▶ Your objective: Go through the records and report each line holding the string "fmaxf".

▶ Records for this exercise:
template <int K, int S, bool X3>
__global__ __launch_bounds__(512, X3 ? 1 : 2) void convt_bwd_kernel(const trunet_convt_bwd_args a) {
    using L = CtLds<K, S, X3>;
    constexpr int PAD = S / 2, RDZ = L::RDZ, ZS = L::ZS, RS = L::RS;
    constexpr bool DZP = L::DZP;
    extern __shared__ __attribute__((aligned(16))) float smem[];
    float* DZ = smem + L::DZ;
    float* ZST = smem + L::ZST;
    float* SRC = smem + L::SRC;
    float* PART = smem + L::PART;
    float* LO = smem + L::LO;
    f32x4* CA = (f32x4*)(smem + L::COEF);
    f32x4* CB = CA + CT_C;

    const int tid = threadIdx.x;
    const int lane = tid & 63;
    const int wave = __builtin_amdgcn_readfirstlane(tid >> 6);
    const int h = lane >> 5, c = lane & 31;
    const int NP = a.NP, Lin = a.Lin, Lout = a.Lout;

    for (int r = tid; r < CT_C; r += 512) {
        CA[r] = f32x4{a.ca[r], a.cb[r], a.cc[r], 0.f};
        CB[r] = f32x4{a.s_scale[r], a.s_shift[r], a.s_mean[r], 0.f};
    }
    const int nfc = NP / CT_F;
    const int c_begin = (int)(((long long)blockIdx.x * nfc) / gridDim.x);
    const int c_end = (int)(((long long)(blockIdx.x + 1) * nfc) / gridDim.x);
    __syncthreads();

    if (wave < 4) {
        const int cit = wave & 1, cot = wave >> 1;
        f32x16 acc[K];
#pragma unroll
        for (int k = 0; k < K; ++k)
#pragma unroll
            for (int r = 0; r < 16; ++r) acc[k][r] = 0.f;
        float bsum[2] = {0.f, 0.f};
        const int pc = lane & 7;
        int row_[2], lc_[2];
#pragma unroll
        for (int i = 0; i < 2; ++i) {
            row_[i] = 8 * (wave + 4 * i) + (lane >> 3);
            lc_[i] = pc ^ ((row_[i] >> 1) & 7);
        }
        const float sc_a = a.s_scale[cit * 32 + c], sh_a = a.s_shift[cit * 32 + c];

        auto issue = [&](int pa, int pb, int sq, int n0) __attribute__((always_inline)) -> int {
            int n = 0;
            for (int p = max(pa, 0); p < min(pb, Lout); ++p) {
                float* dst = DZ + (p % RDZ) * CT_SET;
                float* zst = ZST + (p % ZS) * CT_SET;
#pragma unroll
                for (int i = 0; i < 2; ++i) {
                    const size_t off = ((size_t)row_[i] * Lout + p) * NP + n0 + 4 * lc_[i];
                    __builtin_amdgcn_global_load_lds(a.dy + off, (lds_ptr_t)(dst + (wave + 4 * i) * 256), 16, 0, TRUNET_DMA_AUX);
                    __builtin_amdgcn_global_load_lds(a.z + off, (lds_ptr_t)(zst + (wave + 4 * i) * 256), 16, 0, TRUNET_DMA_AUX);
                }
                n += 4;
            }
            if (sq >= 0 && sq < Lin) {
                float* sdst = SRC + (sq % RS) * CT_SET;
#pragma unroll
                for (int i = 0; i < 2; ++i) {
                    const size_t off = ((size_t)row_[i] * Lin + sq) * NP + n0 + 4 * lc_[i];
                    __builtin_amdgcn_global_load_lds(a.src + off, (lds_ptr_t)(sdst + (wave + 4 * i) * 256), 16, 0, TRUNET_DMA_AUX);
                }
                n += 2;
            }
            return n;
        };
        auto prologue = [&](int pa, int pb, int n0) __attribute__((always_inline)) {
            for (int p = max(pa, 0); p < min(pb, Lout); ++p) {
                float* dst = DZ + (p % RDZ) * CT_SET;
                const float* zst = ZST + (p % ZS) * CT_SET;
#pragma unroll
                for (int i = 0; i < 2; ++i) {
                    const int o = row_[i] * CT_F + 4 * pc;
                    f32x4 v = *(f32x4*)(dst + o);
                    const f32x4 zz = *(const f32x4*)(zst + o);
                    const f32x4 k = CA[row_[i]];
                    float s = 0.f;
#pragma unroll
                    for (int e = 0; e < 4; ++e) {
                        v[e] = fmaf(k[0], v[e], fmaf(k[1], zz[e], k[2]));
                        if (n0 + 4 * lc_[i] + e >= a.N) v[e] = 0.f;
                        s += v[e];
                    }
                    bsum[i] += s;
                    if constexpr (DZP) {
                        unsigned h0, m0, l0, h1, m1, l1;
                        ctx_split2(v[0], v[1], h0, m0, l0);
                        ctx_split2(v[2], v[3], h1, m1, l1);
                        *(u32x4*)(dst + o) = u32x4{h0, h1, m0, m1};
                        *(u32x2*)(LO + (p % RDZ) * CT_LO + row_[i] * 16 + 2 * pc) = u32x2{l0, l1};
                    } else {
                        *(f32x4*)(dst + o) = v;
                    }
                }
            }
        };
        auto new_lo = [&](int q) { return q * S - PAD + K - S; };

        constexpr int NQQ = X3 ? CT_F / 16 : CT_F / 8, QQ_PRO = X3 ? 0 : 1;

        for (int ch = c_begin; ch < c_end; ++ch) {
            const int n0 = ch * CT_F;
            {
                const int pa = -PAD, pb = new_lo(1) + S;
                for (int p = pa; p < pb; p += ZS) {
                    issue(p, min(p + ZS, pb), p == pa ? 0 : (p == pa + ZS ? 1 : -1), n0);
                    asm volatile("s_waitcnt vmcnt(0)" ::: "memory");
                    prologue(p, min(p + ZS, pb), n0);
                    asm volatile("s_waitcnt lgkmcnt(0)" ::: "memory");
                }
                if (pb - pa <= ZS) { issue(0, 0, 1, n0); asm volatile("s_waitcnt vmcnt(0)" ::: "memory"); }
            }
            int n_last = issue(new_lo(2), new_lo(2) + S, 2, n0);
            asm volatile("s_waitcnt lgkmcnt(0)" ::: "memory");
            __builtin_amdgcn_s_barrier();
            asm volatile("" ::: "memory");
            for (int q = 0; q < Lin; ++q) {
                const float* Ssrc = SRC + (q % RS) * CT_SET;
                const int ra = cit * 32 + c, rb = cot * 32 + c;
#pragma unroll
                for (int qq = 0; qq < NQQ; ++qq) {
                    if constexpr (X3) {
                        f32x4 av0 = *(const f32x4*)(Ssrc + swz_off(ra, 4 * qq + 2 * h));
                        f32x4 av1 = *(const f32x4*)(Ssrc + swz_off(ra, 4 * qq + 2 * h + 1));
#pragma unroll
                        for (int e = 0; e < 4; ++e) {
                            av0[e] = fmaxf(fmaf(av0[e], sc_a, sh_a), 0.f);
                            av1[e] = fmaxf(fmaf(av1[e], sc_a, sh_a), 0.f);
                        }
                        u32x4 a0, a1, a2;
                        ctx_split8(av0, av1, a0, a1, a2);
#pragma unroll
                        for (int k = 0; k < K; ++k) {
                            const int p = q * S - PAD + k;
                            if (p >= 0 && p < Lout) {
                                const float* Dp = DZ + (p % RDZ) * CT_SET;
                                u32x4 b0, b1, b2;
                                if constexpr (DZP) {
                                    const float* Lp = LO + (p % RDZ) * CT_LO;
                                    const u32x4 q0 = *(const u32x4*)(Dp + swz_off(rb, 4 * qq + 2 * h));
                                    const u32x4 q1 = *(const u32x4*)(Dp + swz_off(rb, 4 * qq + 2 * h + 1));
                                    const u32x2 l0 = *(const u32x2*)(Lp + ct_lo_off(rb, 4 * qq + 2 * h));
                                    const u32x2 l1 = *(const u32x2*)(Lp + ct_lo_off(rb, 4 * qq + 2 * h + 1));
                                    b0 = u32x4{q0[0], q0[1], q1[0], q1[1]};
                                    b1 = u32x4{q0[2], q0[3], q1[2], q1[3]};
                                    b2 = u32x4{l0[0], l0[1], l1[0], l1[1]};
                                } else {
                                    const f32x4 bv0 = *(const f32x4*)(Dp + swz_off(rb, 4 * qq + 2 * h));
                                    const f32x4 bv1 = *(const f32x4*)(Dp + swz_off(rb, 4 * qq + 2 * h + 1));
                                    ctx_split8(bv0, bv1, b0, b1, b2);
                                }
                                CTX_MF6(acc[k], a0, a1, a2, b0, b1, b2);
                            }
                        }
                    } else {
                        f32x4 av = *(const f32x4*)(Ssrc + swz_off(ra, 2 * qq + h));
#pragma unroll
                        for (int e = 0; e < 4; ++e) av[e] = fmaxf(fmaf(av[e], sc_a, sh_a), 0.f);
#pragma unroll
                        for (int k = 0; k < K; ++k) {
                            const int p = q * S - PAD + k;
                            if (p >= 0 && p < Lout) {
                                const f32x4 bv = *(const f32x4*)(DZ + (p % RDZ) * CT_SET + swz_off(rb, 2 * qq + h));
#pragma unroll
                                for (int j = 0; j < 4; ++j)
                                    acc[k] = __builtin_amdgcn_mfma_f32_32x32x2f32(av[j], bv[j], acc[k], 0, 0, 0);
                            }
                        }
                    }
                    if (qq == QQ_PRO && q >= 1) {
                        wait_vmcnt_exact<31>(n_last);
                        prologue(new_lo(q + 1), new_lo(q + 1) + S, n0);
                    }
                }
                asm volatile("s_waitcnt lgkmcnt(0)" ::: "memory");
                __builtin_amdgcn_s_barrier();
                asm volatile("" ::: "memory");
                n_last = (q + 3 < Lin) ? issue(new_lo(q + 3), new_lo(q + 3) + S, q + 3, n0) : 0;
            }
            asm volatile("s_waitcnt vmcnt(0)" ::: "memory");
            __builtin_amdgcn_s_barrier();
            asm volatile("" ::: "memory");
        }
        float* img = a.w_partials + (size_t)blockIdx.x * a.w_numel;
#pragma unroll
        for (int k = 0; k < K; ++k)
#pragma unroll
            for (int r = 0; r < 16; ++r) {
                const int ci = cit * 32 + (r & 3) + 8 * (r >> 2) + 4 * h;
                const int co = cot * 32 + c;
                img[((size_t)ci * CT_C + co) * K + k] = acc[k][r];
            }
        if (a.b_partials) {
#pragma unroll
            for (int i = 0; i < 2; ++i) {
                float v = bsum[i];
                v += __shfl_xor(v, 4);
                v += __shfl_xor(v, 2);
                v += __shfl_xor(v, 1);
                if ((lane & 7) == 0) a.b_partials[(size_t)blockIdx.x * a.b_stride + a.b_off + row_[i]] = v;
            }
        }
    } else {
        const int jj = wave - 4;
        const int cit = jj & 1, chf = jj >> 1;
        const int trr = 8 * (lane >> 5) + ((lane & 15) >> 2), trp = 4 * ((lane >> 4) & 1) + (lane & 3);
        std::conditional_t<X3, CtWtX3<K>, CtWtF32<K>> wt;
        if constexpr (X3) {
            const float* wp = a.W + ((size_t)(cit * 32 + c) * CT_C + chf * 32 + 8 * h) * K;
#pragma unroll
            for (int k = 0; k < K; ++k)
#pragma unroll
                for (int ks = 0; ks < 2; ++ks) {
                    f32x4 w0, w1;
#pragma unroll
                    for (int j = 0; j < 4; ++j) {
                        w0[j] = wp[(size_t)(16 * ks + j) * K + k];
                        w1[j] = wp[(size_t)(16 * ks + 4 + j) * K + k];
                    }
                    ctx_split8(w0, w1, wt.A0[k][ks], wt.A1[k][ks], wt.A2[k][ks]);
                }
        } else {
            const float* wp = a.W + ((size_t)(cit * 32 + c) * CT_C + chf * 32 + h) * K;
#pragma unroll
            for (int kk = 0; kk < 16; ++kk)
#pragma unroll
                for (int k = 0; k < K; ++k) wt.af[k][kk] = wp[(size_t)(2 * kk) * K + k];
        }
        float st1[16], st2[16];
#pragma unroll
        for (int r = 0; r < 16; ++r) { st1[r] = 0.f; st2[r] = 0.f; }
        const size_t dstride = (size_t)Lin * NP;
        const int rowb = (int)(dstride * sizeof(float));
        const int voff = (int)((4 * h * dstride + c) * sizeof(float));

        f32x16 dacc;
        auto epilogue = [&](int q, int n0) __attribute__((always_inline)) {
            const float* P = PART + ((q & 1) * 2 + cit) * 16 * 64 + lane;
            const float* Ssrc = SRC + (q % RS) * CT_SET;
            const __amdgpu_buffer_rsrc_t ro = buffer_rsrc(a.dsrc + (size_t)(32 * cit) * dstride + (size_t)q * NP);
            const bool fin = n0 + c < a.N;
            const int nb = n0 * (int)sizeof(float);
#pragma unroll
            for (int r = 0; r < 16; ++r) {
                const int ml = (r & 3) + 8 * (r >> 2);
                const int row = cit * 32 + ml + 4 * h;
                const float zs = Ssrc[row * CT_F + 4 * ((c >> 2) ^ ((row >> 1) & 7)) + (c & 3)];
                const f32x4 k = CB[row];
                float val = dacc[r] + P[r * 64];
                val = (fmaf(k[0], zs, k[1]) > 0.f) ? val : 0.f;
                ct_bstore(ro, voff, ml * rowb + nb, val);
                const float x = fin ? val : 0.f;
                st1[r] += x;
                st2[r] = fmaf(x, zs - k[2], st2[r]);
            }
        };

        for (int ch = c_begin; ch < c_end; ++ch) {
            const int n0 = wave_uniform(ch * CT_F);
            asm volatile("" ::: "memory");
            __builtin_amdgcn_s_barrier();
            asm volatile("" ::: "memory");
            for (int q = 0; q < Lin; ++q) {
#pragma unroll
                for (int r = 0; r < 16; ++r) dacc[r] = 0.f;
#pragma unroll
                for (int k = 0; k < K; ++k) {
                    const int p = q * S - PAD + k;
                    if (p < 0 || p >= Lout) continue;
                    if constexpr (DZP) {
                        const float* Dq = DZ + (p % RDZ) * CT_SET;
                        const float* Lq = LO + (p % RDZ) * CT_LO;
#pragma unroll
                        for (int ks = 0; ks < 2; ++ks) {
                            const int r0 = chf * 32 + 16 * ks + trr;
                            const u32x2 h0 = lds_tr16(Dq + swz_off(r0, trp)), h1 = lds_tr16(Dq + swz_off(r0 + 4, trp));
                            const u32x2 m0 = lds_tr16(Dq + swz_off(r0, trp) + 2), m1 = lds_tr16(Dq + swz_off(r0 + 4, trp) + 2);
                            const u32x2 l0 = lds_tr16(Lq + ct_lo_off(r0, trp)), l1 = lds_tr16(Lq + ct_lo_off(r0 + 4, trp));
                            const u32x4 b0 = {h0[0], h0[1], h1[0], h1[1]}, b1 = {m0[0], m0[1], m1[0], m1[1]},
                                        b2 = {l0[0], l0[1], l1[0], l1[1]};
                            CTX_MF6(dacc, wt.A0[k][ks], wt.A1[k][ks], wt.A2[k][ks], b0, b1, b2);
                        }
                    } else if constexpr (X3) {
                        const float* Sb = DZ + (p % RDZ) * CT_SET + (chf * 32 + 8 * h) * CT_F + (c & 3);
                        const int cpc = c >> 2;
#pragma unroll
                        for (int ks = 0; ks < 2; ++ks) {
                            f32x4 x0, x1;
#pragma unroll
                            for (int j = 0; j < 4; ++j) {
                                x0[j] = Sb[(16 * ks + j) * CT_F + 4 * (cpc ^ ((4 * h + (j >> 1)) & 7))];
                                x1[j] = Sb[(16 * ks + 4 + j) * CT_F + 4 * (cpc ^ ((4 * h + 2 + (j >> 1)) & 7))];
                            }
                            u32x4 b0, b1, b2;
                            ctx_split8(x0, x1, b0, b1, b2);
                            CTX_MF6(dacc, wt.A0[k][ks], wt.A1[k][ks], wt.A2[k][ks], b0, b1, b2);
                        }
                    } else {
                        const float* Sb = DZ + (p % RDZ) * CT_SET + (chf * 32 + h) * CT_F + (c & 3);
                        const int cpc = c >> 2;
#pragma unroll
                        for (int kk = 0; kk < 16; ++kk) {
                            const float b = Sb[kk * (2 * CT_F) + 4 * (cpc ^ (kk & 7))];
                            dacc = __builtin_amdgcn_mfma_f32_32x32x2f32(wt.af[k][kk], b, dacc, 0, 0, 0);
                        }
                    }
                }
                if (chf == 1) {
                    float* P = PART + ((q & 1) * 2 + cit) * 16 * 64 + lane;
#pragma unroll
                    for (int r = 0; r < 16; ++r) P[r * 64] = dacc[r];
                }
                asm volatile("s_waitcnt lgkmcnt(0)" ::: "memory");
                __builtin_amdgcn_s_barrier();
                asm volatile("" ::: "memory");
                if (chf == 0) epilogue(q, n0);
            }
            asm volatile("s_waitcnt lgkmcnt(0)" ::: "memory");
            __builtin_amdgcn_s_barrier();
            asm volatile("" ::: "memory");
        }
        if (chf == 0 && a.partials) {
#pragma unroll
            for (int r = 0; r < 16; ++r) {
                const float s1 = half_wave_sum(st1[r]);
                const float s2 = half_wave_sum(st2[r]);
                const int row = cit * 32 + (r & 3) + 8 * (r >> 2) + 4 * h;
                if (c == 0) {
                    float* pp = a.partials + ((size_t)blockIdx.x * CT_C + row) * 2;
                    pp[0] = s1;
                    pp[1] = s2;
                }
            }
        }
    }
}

▶ Response to this task:
                            av0[e] = fmaxf(fmaf(av0[e], sc_a, sh_a), 0.f);
                            av1[e] = fmaxf(fmaf(av1[e], sc_a, sh_a), 0.f);
                        for (int e = 0; e < 4; ++e) av[e] = fmaxf(fmaf(av[e], sc_a, sh_a), 0.f);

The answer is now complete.